### Data supplied
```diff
@@ -240,19 +239,22 @@
     for (uint32_t i = threadIdx.x; i < n2 / 2; i += THREADS) TW[dif_tw_slot(i)] = a.stage_tw[i];
     fe pre0 = fe_zero(), pre1 = fe_zero(), pre2 = fe_zero(), pre3 = fe_zero(), pre4 = fe_zero(), pre5 = fe_zero(), pre6 = fe_zero(), pre7 = fe_zero();
     const uint32_t count = n2 * T;
+    const bool tile_major = (PRE || (LOG_T != 0 && LOG_T != 2)) ? false : a.tile_major != 0;
+    const uint32_t run_shift = a.log_n1 + 2u;
     const bool colfast_b = log_t == 2 && !NTT_NO_ROTATE_DEFINED;
-#define NTT_ROW_B(idx) (colfast_b ? ((idx) & (T - 1)) : ((idx) >> log_n2))
-#define NTT_M2_B(idx) (colfast_b ? ((idx) >> log_t) : ((idx) & (n2 - 1)))
+#define NTT_ROW_B(idx) (tile_major ? (((idx) >> 2) & 3u) : colfast_b ? ((idx) & (T - 1)) : ((idx) >> log_n2))
+#define NTT_M2_B(idx) (tile_major ? ((((idx) >> 4) << 2) + ((idx) & 3u)) : colfast_b ? ((idx) >> log_t) : ((idx) & (n2 - 1)))
+#define NTT_OFF_B(idx) (tile_major ? ((((idx) >> 4) << run_shift) + ((idx) & 15u)) : (NTT_ROW_B(idx) * row_stride + NTT_M2_B(idx)))
 #if NTT_STREAM_B_LOAD
 #define NTT_LOAD_B(p) fe_load_stream(p)
 #else
 #define NTT_LOAD_B(p) (*(p))
 #endif
 #define NTT_FETCH_B1(e, var) if constexpr ((e) < EPT) { uint32_t idx = lane + (e) * THREADS; idx = idx < count ? idx : 0u; \
-        if constexpr (PRE != 0) { const uint32_t m_ = NTT_M2_B(idx); const fe* p_ = srct + NTT_ROW_B(idx) * row_stride + m_; const fe x0_ = p_[0], x1_ = p_[n2]; \
+        if constexpr (PRE != 0) { const uint32_t m_ = NTT_M2_B(idx); const fe* p_ = srct + NTT_OFF_B(idx); const fe x0_ = p_[0], x1_ = p_[n2]; \
                                   var = hh ? fe_mul_tw(fe_sub(x0_, x1_), a.pre_tw[m_]) : fe_add(x0_, x1_); } \
-        else var = NTT_LOAD_B(srct + (NTT_ROW_B(idx) * row_stride + NTT_M2_B(idx))); }
-#define NTT_FETCH_B(tile) { const fe* __restrict__ srct = src + (size_t)((tile) * T) * a.src_row_stride; NTT_EACH(NTT_FETCH_B1) }
+        else var = NTT_LOAD_B(srct + NTT_OFF_B(idx)); }
+#define NTT_FETCH_B(tile) { const fe* __restrict__ srct = src + (tile_major ? (size_t)(tile) * (T * T) : (size_t)((tile) * T) * a.src_row_stride); NTT_EACH(NTT_FETCH_B1) }
     const uint32_t row_stride = (uint32_t)a.src_row_stride;
     const uint32_t tile0 = group * a.tiles_per_block;
     uint32_t lane = threadIdx.x;
@@ -448,16 +450,18 @@
 static const NttRegInstance NTT_REG_INSTANCES[] = {NTT_REG_INSTANCE(6), NTT_REG_INSTANCE(7), NTT_REG_INSTANCE(8), NTT_REG_INSTANCE(9), NTT_REG_INSTANCE(10), NTT_REG_INSTANCE(11), NTT_REG_INSTANCE(12)};
 
 struct NttSwitches {
-    enum Force { NONE, OTHER, PRE, THREE, REG, LDS } force = NONE;
+    enum Force { NONE, OTHER, PRE, PRE_A, THREE, REG, LDS } force = NONE;
     unsigned shape_a = 0, shape_b = 0;
     int waves = 0;
     int dif = -1;
     bool any_shape = false, coset_slow = false;
+    bool row_major = false;
     uint32_t debug = 0;
 };
 static NttSwitches ntt_switches(const dst_ctx* c) {
     NttSwitches s;
-    if (const char* e = c->sw("DISTAFF_NTT")) s.force = !strcmp(e, "pre") ? s.PRE : !strcmp(e, "3pass") ? s.THREE : !strcmp(e, "reg") ? s.REG : !strcmp(e, "lds") ? s.LDS : s.OTHER;
+    if (c->sw_is("DISTAFF_NTT", "row")) s.row_major = true;
+    else if (const char* e = c->sw("DISTAFF_NTT")) s.force = !strcmp(e, "pre") ? s.PRE : !strcmp(e, "pre_a") ? s.PRE_A : !strcmp(e, "3pass") ? s.THREE : !strcmp(e, "reg") ? s.REG : !strcmp(e, "lds") ? s.LDS : s.OTHER;
     if (const char* e = c->sw("DISTAFF_NTT_SHAPE")) if (sscanf(e, "%u,%u", &s.shape_a, &s.shape_b) != 2) s.shape_a = s.shape_b = 0;
     if (const char* e = c->sw("DISTAFF_NTT_WAVES")) s.waves = e[0] == '8' ? 8 : 4;
     if (const char* e = c->sw("DISTAFF_NTT_DIF")) s.dif = e[0] == '0' ? 1 : e[0] == '2' ? 2 : 0;
@@ -484,10 +488,15 @@
     return 0;
 }
 
+static bool ntt_tile_major(const NttPlan& pl) {
+    return pl.count == 2 && !pl.pass[0].reg && !pl.first_lde.reg && !pl.pass[1].reg && pl.pass[0].log_tile == 2 && pl.first_lde.log_tile == 2 && pl.pass[1].log_tile == 2
+           && !pl.pass[1].pre;
+}
 static NttPlan ntt_plan_derive(uint32_t log_n, const NttSwitches& sw) {
     NttPlan pl;
     const bool force_pre = sw.force == sw.PRE && log_n >= 10 && log_n <= 22;
-    const bool pre_plan = force_pre || ((log_n == 21 || log_n == 22) && sw.force == sw.NONE);
+    const bool force_pre_a = sw.force == sw.PRE_A && log_n >= 10 && log_n <= 21;
+    const bool pre_plan = force_pre || force_pre_a || ((log_n == 21 || log_n == 22) && sw.force == sw.NONE);
     const bool three = !pre_plan && ((log_n >= 21 && sw.force != sw.REG && sw.force != sw.LDS) || (sw.force == sw.THREE && log_n >= 12));
     uint32_t pre_a = 0, pre_b = 0;
     if (three) {
@@ -498,7 +507,7 @@
         pl.log_n1 = a; pl.log_n2 = log_n - a; pl.log_n3 = log_n - a - b;
     }
     else { pl.log_n1 = (log_n + 1) / 2; pl.log_n2 = log_n / 2; }
-    if (pre_plan) { pre_a = (force_pre || pl.log_n1 > 10) ? 1u : 0u; pre_b = (force_pre || pl.log_n2 > 10) ? 1u : 0u; }
+    if (pre_plan) { pre_a = (force_pre || force_pre_a || pl.log_n1 > 10) ? 1u : 0u; pre_b = (force_pre || pl.log_n2 > 10) ? 1u : 0u; }
     const bool reg_ok = !three && !pre_plan && pl.log_n2 >= 6 && pl.log_n1 <= 12, reg_all = reg_ok && sw.force == sw.REG;
     const bool reg_a = reg_ok && (pl.log_n1 >= 12 || reg_all), reg_b = reg_ok && (pl.log_n2 >= 12 || reg_all);
     auto pass = [&](NttKind kind, uint32_t log_len, uint32_t other_len_log, uint32_t cap, uint32_t pre, bool reg, bool lde) {
@@ -519,6 +528,7 @@
     if (three) pl.pass[1] = pass(NTT_MIDDLE, pl.log_n2 - pl.log_n3, pl.log_n3, cap, 0, false, false);
     pl.pass[three ? 2 : 1] = three ? pass(NTT_LAST, pl.log_n3, pl.log_n1, cap, 0, false, false) : pass(NTT_LAST, pl.log_n2 - pre_b, pl.log_n1, cap, pre_b, reg_b, false);
     pl.count = three ? 3 : 2; pl.coset_slow = sw.coset_slow; pl.debug = sw.debug;
+    pl.tile_major = ntt_tile_major(pl) && !sw.row_major;
     return pl;
 }
 static int ntt_plan_set(dst_ctx* c) {
@@ -583,6 +593,7 @@
     a.dst = io.dst; a.dst_col_stride = io.dst_col_stride; a.dst_coset_stride = io.dst_coset_stride;
     a.stage_tw = P.stage_tw[inverse]; a.tile = P.log_tile; a.pre = P.pre; a.pre_tw = P.pre_tw[inverse];
     a.log_n1 = p.log_n1; a.log_n2 = p.log_n2;
+    a.tile_major = p.tile_major ? 1u : 0u;
     size_t units = cosets;
     uint32_t tiles, batch_log = 0;
     if (first) {
@@ -637,11 +648,13 @@
 }
 
 __global__ void twiddle_table_kernel(tw4_t* out, const fe* tw_lo, const fe* tw_hi, uint32_t lo_bits, uint32_t log_n2, uint32_t log_n, uint32_t log_b,
-                                     uint32_t log_N, uint32_t j0, uint32_t coset_twiddle) {
+                                     uint32_t log_N, uint32_t j0, uint32_t coset_twiddle, uint32_t tile_major) {
     const size_t n = (size_t)1 << log_n;
     size_t i = (size_t)blockIdx.x * blockDim.x + threadIdx.x;
     if (i >= n) return;
-    const uint64_t k1 = i >> log_n2, m2 = i & (((size_t)1 << log_n2) - 1);
+    const uint32_t log_n1 = log_n - log_n2;
+    const uint64_t k1 = tile_major ? (i >> 2) & (((size_t)1 << log_n1) - 1) : i >> log_n2;
+    const uint64_t m2 = tile_major ? ((i >> (log_n1 + 2)) << 2) + (i & 3) : i & (((size_t)1 << log_n2) - 1);
     const uint64_t jg = coset_twiddle ? j0 + blockIdx.y : 0;
     const uint64_t e = (m2 * ((k1 << log_b) + jg)) & (((uint64_t)1 << log_N) - 1);
 #if NTT_TW4_PAIRS
@@ -690,17 +703,18 @@
     if ((r = dev_alloc(c, &c->tw4_inv, c->n))) return r;
     pl.pass[0].tw4[0] = c->tw4_fwd; pl.pass[0].tw4[1] = c->tw4_inv;
     dim3 g((unsigned)((c->n + 255) / 256), (unsigned)c->Bc);
-    hipLaunchKernelGGL(twiddle_table_kernel, g, dim3(256), 0, c->stream, c->tw4_lde, c->tw_lo, c->tw_hi, c->tw_lo_bits, pl.log_n2, c->log_n, c->log_b, c->log_N, (uint32_t)c->j0, 1u);
+    const uint32_t tm = pl.tile_major ? 1u : 0u;
+    hipLaunchKernelGGL(twiddle_table_kernel, g, dim3(256), 0, c->stream, c->tw4_lde, c->tw_lo, c->tw_hi, c->tw_lo_bits, pl.log_n2, c->log_n, c->log_b, c->log_N, (uint32_t)c->j0, 1u, tm);
     g.y = 1;
-    hipLaunchKernelGGL(twiddle_table_kernel, g, dim3(256), 0, c->stream, c->tw4_fwd, c->tw_lo, c->tw_hi, c->tw_lo_bits, pl.log_n2, c->log_n, c->log_b, c->log_N, 0u, 0u);
-    hipLaunchKernelGGL(twiddle_table_kernel, g, dim3(256), 0, c->stream, c->tw4_inv, c->itw_lo, c->itw_hi, c->tw_lo_bits, pl.log_n2, c->log_n, c->log_b, c->log_N, 0u, 0u);
+    hipLaunchKernelGGL(twiddle_table_kernel, g, dim3(256), 0, c->stream, c->tw4_fwd, c->tw_lo, c->tw_hi, c->tw_lo_bits, pl.log_n2, c->log_n, c->log_b, c->log_N, 0u, 0u, tm);
+    hipLaunchKernelGGL(twiddle_table_kernel, g, dim3(256), 0, c->stream, c->tw4_inv, c->itw_lo, c->itw_hi, c->tw_lo_bits, pl.log_n2, c->log_n, c->log_b, c->log_N, 0u, 0u, tm);
     if (pl.count == 3) {
         if ((r = dev_alloc(c, &c->tw4_row_fwd, (size_t)1 << pl.log_n2))) return r;
         if ((r = dev_alloc(c, &c->tw4_row_inv, (size_t)1 << pl.log_n2))) return r;
         pl.pass[1].tw4[0] = c->tw4_row_fwd; pl.pass[1].tw4[1] = c->tw4_row_inv;
         dim3 gr((unsigned)((((size_t)1 << pl.log_n2) + 255) / 256), 1u);
-        hipLaunchKernelGGL(twiddle_table_kernel, gr, dim3(256), 0, c->stream, c->tw4_row_fwd, c->tw_lo, c->tw_hi, c->tw_lo_bits, pl.log_n3, pl.log_n2, c->log_b + pl.log_n1, c->log_N, 0u, 0u);
-        hipLaunchKernelGGL(twiddle_table_kernel, gr, dim3(256), 0, c->stream, c->tw4_row_inv, c->itw_lo, c->itw_hi, c->tw_lo_bits, pl.log_n3, pl.log_n2, c->log_b + pl.log_n1, c->log_N, 0u, 0u);
+        hipLaunchKernelGGL(twiddle_table_kernel, gr, dim3(256), 0, c->stream, c->tw4_row_fwd, c->tw_lo, c->tw_hi, c->tw_lo_bits, pl.log_n3, pl.log_n2, c->log_b + pl.log_n1, c->log_N, 0u, 0u, 0u);
+        hipLaunchKernelGGL(twiddle_table_kernel, gr, dim3(256), 0, c->stream, c->tw4_row_inv, c->itw_lo, c->itw_hi, c->tw_lo_bits, pl.log_n3, pl.log_n2, c->log_b + pl.log_n1, c->log_N, 0u, 0u, 0u);
     }
     for (int inv = 0; inv < 2; inv++) { pl.first_lde.stage_tw[inv] = pl.pass[0].stage_tw[inv]; pl.first_lde.pre_tw[inv] = pl.pass[0].pre_tw[inv]; }
     HIP_TRY(c, hipStreamSynchronize(c->stream));
```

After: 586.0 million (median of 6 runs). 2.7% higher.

### Your instructions
Only lines with the word "constexpr" belong in the answer; copy each of them from the material above.

### Exercise answer
 #define NTT_FETCH_B1(e, var) if constexpr ((e) < EPT) { uint32_t idx = lane + (e) * THREADS; idx = idx < count ? idx : 0u; \
-        if constexpr (PRE != 0) { const uint32_t m_ = NTT_M2_B(idx); const fe* p_ = srct + NTT_ROW_B(idx) * row_stride + m_; const fe x0_ = p_[0], x1_ = p_[n2]; \
+        if constexpr (PRE != 0) { const uint32_t m_ = NTT_M2_B(idx); const fe* p_ = srct + NTT_OFF_B(idx); const fe x0_ = p_[0], x1_ = p_[n2]; \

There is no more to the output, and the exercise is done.